Barack Obama, the president, who has tried to avoid panicking lawmakers and markets by entertaining the idea, has moved more towards what he calls the “Swedish model” – an approach backed strongly by Mr Graham. In the early 1990s Sweden nationalised its banking sector then auctioned banks having cleaned up balance sheets. “In limited circumstances the Swedish model makes sense for the US,” says Mr Graham.
Mr Obama last weekend made clear he was leaning more towards the Swedish model than to the piecemeal approach taken in Japan, which many would argue is the direction US public policy appears to be heading.
“They [the Japanese] sort of papered things over,” Mr Obama said. “They never really bit the bullet . . . and so you never got credit flowing the way it should have, and the bad assets in their system just corroded the economy for a long period of time.”
I would be weary of rhetoric and public discourse by government officials here. They may be setting the bear trap for the market on options expiration. This reminds me of September 2007 when Fed officials said one thing and sprang the trap on options expiration with "surprise" action. The market catapulted to new highs a few weeks later. Of course new highs are off the table - but I haven't given up on S&P 1000 before fresh lows.

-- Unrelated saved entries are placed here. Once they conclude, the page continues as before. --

def pack_weight_fwd_as_dgrad(w, precision):
    lib = _ensure_device(w)
    cacheable = isinstance(w, torch.nn.Parameter) and w.is_contiguous() and w.dtype == torch.float32
    key = None
    if cacheable:
        key = (w.data_ptr(), tuple(w.shape), precision, "fwd_as_dgrad")
        hit = _cache_hit(key, w)
        if hit is not None:
            return hit[0]
    wm = w.detach().float().flip(2, 3).contiguous()
    n, c, kh, kw = wm.shape
    dt = torch.float32 if precision == F32 else torch.bfloat16
    wf = _empty(n * kh * kw * c, dtype=dt, device=w.device)
    _check(lib.stylex_pack_weight(_ptr(wm), _ptr(wf), None, _shape(n, c, kh, kw), precision, _stream()), "stylex_pack_weight")
    if key is not None:
        _cache_put(key, w, wf, None, recipe=lambda p: pack_weight_fwd_as_dgrad(p, precision))
    return wf


def pack_weight_s2d(w, scale=None):
    lib = _ensure_device(w)
    key = None
    if isinstance(w, torch.nn.Parameter) and w.is_contiguous() and w.dtype == torch.float32:
        key = (w.data_ptr(), tuple(w.shape), "s2d", scale)
        hit = _cache_hit(key, w)
        if hit is not None:
            return hit
    wc = w.contiguous().float()
    if scale is not None:
        wc = wc.detach() * scale
    n, c, kh, kw = wc.shape
    assert kh == 3 and kw == 3
    wf = _empty(n * 36 * c, dtype=torch.bfloat16, device=w.device)
    wb = _empty(n * 36 * c, dtype=torch.bfloat16, device=w.device)
    _check(lib.stylex_pack_weight_s2d(_ptr(wc), _ptr(wf), _ptr(wb), _shape(n, c, 3, 3), _stream()),
           "stylex_pack_weight_s2d")
    if key is not None:
        _cache_put(key, w, wf, wb, recipe=lambda p: pack_weight_s2d(p, scale))
    return wf, wb


_S2D_WGRAD_OK = {}


def conv2d_bwd_weight_s2d(x2, dy, w_shape, precision, out_scale=1.0, accumulate_into=None):
    lib = _ensure_device(x2)
    n, c = int(w_shape[0]), int(w_shape[1])
    ws2 = (n, 4 * c, 3, 3)
    sh = conv_shape(x2.shape, ws2, 1, 1)
    key = (tuple(sh), precision)
    ok = _S2D_WGRAD_OK.get(key)
    if ok is None:
        ok = _S2D_WGRAD_OK[key] = bool(precision == BF16_ACT and
                                       lib.stylex_conv2d_bwd_weight_s2d_supported(_shape(*sh), c, precision))
    if ok and os.environ.get("STYLEX_WGRAD_PIPE", "1") != "0" and x2.data_ptr() % 16 == 0 and dy.data_ptr() % 16 == 0:
        adt = act_dtype(precision)
        assert is_cl(x2) and is_cl(dy) and x2.dtype == adt and dy.dtype == adt, (x2.dtype, dy.dtype, adt)
        shp = _shape(*sh)
        nbytes = lib.stylex_conv2d_bwd_weight_workspace_bytes(shp)
        ws = _empty(max(nbytes // 4, 1), dtype=torch.float32, device=x2.device)
        dw = accumulate_into if accumulate_into is not None else _empty((n, c, 3, 3), dtype=torch.float32, device=x2.device)
        assert tuple(dw.shape) == (n, c, 3, 3) and (isinstance(dw, RawGrad) or (dw.dtype == torch.float32 and dw.is_contiguous()))
        _check(lib.stylex_conv2d_bwd_weight_s2d(_ptr(x2), _ptr(dy), _ptr(dw), _ptr(ws), nbytes, shp, c, float(out_scale),
                                                int(accumulate_into is not None), precision, _stream()),
               "stylex_conv2d_bwd_weight_s2d")
        return None if isinstance(dw, RawGrad) else dw
    dw = fold_weight_grad_s2d(conv2d_bwd_weight(x2, dy, ws2, 1, 1, precision, s2d_c=c), (n, c, 3, 3))
    if out_scale != 1.0:
        dw.mul_(out_scale)
    if isinstance(accumulate_into, RawGrad):
        return dw
    if accumulate_into is not None:
        return accumulate_into.add_(dw)
    return dw


def fold_weight_grad_s2d(dw2, w_shape):
    lib = _ensure_device(dw2)
    n, c = w_shape[0], w_shape[1]
    dw = _empty(tuple(w_shape), dtype=torch.float32, device=dw2.device)
    _check(lib.stylex_fold_weight_grad_s2d(_ptr(dw2.contiguous()), _ptr(dw), _shape(n, c, 3, 3), _stream()),
           "stylex_fold_weight_grad_s2d")
    return dw


def _split_workspace(lib, shp, which, precision, like):
    nbytes = lib.stylex_conv2d_workspace_bytes(shp, which, precision)
    if nbytes <= 0:
        return None, 0
    return _empty(nbytes // 4, dtype=torch.float32, device=like.device), nbytes


_MASK_OK = {}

From all angles this week smells like the scenario I have been expecting for some time. The administration holds a few powerful cards. Don't expect them to roll over and fall on their sword. Geithner knows how to play the market's game of bluff, empty rhetoric, ambiguity and trap doors. Too much depends on market stability here to deliver nationalization or tangible hints at it during a technically fragile trading environment. It would reintroduce systemic risk to the system at precisely the wrong time. Remember Lehman Brothers? Perhaps a few hundred points higher on the S&P would give the market cover to digest these enormous tasks- but not now - not during the retest. I do believe it would significantly reduce systemic risk in the long term - just not at this critical level of support.
Remember last week Obama had this to say about nationalization.

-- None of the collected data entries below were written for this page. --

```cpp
int dasr_loss_sums(const float* sr, const float* hr, const unsigned char* region, float* sums, int B, int C, int h,
                   int w, int scale, int K, void* stream);
int dasr_loss_bwd(const float* sr, const float* hr, const unsigned char* region, const float* dsums, float* dsr, int B,
                  int C, int h, int w, int scale, int K, void* stream);
int dasr_loss_sums_soft(const float* sr, const float* hr, const float* mask, float* sums, int B, int C, int h, int w,
                        int scale, int K, void* stream);
int dasr_loss_bwd_soft(const float* sr, const float* hr, const float* mask, const float* dsums, float* dsr, int B, int C,
                       int h, int w, int scale, int K, void* stream);
#define DASR_CRIT_NONE (-1)
#define DASR_CRIT_L1 0
#define DASR_CRIT_L2 1
#define DASR_CRIT_CB 2
#define DASR_CRIT_SMOOTHL1 3
int dasr_loss_sums_crit(const float* sr, const float* hr, const unsigned char* region, float* sums, int B, int C, int h,
                        int w, int scale, int K, int pixel_crit, int crit_a, int crit_b, void* stream);
int dasr_loss_bwd_crit(const float* sr, const float* hr, const unsigned char* region, const float* dsums, float* dsr,
                       int B, int C, int h, int w, int scale, int K, int pixel_crit, int crit_a, int crit_b, void* stream);
int dasr_loss_sums_soft_crit(const float* sr, const float* hr, const float* mask, float* sums, int B, int C, int h, int w,
                             int scale, int K, int pixel_crit, int crit_a, int crit_b, void* stream);
int dasr_loss_bwd_soft_crit(const float* sr, const float* hr, const float* mask, const float* dsums, float* dsr, int B,
                            int C, int h, int w, int scale, int K, int pixel_crit, int crit_a, int crit_b, void* stream);

int dasr_add(const float* a, const float* b, float* out, size_t n, void* stream);
int dasr_accumulate(float* dst, const float* src, size_t n, void* stream);
int dasr_copy(float* dst, const float* src, size_t n, void* stream);


// ... 79 lines not shown
```

Measured before the change: 263.3 frames/s.

## Fuse loss backward with clamp/NCHW backward and vectorize loss and clamp kernels

Adds a loss handle that lets the dynamic loss backward write the gradient directly in NHWC w.r.t. the pre-clamp conv output. This fuses the loss gradient, the clamp mask and the layout transpose into one kernel, which can also emit the amax, and a zero-stride placeholder is passed back through autograd so the separate clamp backward is skipped. It also adds float4-vectorized per-batch kernels for the loss sums, using per-thread region accumulators instead of shared atomics, and for the clamp transpose forward and backward. The cost is coupling between the loss function and the network autograd through a side-channel handle, plus template instantiation over K.

```diff
diff --git a/depth-aware-endoscopy-sr_amd/csrc/edge.hip b/depth-aware-endoscopy-sr_amd/csrc/edge.hip
--- a/depth-aware-endoscopy-sr_amd/csrc/edge.hip
+++ b/depth-aware-endoscopy-sr_amd/csrc/edge.hip
@@ -1,3 +1,5 @@
+#include <stdint.h>
+
 #include "dasr_common.h"
 #include "bf16.h"
 
@@ -58,12 +60,74 @@
         dy[i] = (v >= lo && v <= hi) ? g : 0.f;
     }
 }
+__global__ void __launch_bounds__(256) k_clamp_to_nchw_v4(const float* __restrict__ y, float* __restrict__ out,
+                                                          unsigned HW, float lo, float hi) {
+    const float* yb = y + (size_t)blockIdx.y * HW * 3;
+    float* ob = out + (size_t)blockIdx.y * HW * 3;
+    const unsigned n4 = HW >> 2;
+    for (unsigned q = blockIdx.x * 256 + threadIdx.x; q < n4; q += gridDim.x * 256) {
+        float v[12];
+#pragma unroll
+        for (int j = 0; j < 3; ++j) {
+            const f32x4 t = *reinterpret_cast<const f32x4*>(yb + 12 * q + 4 * j);
+            v[4 * j] = t[0]; v[4 * j + 1] = t[1]; v[4 * j + 2] = t[2]; v[4 * j + 3] = t[3];
+        }
+#pragma unroll
+        for (int c = 0; c < 3; ++c) {
+            f32x4 o;
+#pragma unroll
+            for (int i = 0; i < 4; ++i) o[i] = fminf(fmaxf(v[3 * i + c], lo), hi);
+            *reinterpret_cast<f32x4*>(ob + c * HW + 4 * q) = o;
+        }
+    }
+}
+__global__ void __launch_bounds__(256) k_clamp_to_nchw_bwd_v4(const float* __restrict__ dout, const float* __restrict__ y,
+                                                              float* __restrict__ dy, unsigned HW, float lo, float hi) {
+    const float* yb = y + (size_t)blockIdx.y * HW * 3;
+    const float* gb = dout + (size_t)blockIdx.y * HW * 3;
+    float* db = dy + (size_t)blockIdx.y * HW * 3;
+    const unsigned n4 = HW >> 2;
+    for (unsigned q = blockIdx.x * 256 + threadIdx.x; q < n4; q += gridDim.x * 256) {
+        float v[12], g[12];
+#pragma unroll
+        for (int j = 0; j < 3; ++j) {
+            const f32x4 t = *reinterpret_cast<const f32x4*>(yb + 12 * q + 4 * j);
+            v[4 * j] = t[0]; v[4 * j + 1] = t[1]; v[4 * j + 2] = t[2]; v[4 * j + 3] = t[3];
+        }
+#pragma unroll
+        for (int c = 0; c < 3; ++c) {
+            const f32x4 t = *reinterpret_cast<const f32x4*>(gb + c * HW + 4 * q);
+#pragma unroll
+            for (int i = 0; i < 4; ++i) g[3 * i + c] = t[i];
+        }
+#pragma unroll
+        for (int j = 0; j < 3; ++j) {
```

Obama: Nationalization "Wouldn't Make Sense"
By Zachary Roth - February 10, 2009, 6:57PM
In the wake of Tim Geithner's speech this morning, laying out the Treasury's plan, such as it is, for Bailout 3.0, most smart observers have concluded that the Obama administration has at least left the door open for a possible nationalization of failed banks at some point, if it decides circumstances warrant that step.
But in an interview with ABC News' Nighline, set to air tonight, the president seemed to all but rule out that idea. He told ABC:
[Sweden"] took over the banks, nationalized them, got rid of the bad assets, resold the banks and a couple years later, they were going again. So you'd think looking at it, Sweden looks like a good model. Here's the problem -- Sweden had like five banks," he said, laughing. "We've got thousands of banks. You know, the scale of the U.S. economy and the capital markets are so vast and the, the problems in terms of managing and overseeing anything of that scale, I think, would -- our assessment was that it wouldn't make sense. And we also have different traditions in this country.
I think the last comment is closer to the truth for now. We shall see.
BKX Update
I believe we are making our way through another washout low in the financials. I would be a buyer of them after tomorrows open. I am expecting the BKX to fall by another 7 to 10% between then and now.
11:45 - Those looking for a daytrade with considerable meat may consider the FAZ around 57.50. I expect it to take off post 12:30 and go parabolic into the close. TIGHT STOPS ARE A MUST!
12:35 - Can't even take my own advice - sold at 58.85 for a modest gain. Can't trust this market on the short side. Too many things could blow that trade apart.